◆ **Task objective**:
Across the entries below, tally every line that holds the word "include". Give only the tally.

◆ **Materials provided**:
--- START ---
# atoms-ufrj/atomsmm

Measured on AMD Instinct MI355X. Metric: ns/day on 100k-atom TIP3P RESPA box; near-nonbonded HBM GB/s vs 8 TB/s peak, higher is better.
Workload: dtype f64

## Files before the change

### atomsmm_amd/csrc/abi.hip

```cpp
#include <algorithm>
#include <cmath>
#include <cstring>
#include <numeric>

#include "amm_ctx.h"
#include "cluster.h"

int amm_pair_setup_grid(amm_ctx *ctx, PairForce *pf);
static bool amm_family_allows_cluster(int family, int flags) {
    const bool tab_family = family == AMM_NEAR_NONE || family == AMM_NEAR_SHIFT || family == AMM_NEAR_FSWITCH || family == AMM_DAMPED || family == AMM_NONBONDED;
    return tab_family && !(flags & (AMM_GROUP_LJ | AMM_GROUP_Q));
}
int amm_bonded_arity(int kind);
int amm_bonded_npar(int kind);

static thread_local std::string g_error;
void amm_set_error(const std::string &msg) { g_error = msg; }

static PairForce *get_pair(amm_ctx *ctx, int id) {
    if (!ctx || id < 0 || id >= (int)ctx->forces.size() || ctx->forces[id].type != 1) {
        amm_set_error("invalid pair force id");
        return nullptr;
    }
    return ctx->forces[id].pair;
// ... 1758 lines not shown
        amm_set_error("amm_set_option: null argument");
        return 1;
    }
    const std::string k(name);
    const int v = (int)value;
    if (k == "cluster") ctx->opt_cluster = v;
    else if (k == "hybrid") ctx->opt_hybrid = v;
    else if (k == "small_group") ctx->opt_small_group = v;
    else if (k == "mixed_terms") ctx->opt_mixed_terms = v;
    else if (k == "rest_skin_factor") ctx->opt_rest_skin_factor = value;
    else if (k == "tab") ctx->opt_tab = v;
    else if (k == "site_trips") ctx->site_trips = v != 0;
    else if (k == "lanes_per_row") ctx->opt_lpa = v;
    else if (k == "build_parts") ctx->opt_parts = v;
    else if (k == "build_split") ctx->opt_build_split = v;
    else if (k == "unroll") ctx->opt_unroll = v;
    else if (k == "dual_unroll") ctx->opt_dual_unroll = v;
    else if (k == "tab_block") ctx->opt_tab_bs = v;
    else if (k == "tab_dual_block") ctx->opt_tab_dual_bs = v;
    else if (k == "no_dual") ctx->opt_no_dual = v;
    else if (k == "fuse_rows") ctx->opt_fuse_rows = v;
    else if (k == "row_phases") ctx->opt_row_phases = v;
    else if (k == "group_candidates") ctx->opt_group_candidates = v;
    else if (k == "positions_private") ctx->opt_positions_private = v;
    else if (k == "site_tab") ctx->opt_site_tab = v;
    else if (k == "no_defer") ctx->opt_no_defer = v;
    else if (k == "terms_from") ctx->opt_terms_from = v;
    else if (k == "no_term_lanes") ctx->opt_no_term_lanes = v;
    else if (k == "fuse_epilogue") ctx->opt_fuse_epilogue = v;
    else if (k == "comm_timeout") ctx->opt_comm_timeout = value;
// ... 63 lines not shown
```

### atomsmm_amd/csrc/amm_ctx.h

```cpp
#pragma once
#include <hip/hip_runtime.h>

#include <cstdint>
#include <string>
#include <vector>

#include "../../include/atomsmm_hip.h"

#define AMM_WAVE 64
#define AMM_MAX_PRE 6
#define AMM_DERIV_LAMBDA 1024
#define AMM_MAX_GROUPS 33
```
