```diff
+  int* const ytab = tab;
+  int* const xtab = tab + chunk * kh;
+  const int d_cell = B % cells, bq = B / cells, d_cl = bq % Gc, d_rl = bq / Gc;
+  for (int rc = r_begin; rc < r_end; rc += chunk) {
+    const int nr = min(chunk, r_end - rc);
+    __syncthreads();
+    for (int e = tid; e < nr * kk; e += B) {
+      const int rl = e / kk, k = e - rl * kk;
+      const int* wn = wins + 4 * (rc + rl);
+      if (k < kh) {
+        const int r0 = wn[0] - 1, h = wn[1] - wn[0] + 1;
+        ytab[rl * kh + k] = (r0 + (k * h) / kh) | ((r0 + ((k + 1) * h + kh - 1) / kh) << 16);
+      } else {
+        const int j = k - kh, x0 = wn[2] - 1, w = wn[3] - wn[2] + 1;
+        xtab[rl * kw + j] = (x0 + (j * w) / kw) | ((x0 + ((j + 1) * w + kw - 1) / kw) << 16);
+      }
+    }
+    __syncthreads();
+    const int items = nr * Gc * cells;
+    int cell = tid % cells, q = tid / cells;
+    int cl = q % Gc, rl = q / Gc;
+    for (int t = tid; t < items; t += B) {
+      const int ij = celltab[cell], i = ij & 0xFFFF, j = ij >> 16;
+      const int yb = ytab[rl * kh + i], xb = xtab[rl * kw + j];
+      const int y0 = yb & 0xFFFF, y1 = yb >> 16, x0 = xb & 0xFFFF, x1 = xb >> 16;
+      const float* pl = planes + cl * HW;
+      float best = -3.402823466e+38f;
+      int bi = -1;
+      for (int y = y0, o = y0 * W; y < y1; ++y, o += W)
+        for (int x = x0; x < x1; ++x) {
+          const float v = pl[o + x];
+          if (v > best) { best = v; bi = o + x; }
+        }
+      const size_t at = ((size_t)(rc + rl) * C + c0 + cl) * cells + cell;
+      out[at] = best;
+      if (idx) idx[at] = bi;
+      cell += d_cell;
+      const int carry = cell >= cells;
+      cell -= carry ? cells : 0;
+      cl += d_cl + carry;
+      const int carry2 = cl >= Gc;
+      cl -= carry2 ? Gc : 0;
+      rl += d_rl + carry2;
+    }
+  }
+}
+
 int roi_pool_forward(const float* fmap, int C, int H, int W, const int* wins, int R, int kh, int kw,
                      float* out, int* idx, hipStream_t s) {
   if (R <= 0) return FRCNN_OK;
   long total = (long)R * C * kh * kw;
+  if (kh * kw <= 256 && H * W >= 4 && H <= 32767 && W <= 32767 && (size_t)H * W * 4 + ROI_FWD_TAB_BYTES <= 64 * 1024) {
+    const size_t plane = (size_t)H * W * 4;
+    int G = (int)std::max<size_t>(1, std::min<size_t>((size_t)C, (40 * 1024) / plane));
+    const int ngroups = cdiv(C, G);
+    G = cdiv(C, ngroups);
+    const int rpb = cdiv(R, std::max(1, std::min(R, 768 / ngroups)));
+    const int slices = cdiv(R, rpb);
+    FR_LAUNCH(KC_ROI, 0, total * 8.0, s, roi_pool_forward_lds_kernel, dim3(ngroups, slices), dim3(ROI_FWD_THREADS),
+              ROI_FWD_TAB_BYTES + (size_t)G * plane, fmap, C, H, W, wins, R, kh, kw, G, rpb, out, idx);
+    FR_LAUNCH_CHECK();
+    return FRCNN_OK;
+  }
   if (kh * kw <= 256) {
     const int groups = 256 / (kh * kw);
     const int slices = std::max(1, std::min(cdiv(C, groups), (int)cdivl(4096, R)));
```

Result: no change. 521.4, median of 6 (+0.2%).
--- END ---
◆ **Solved exercise**:
11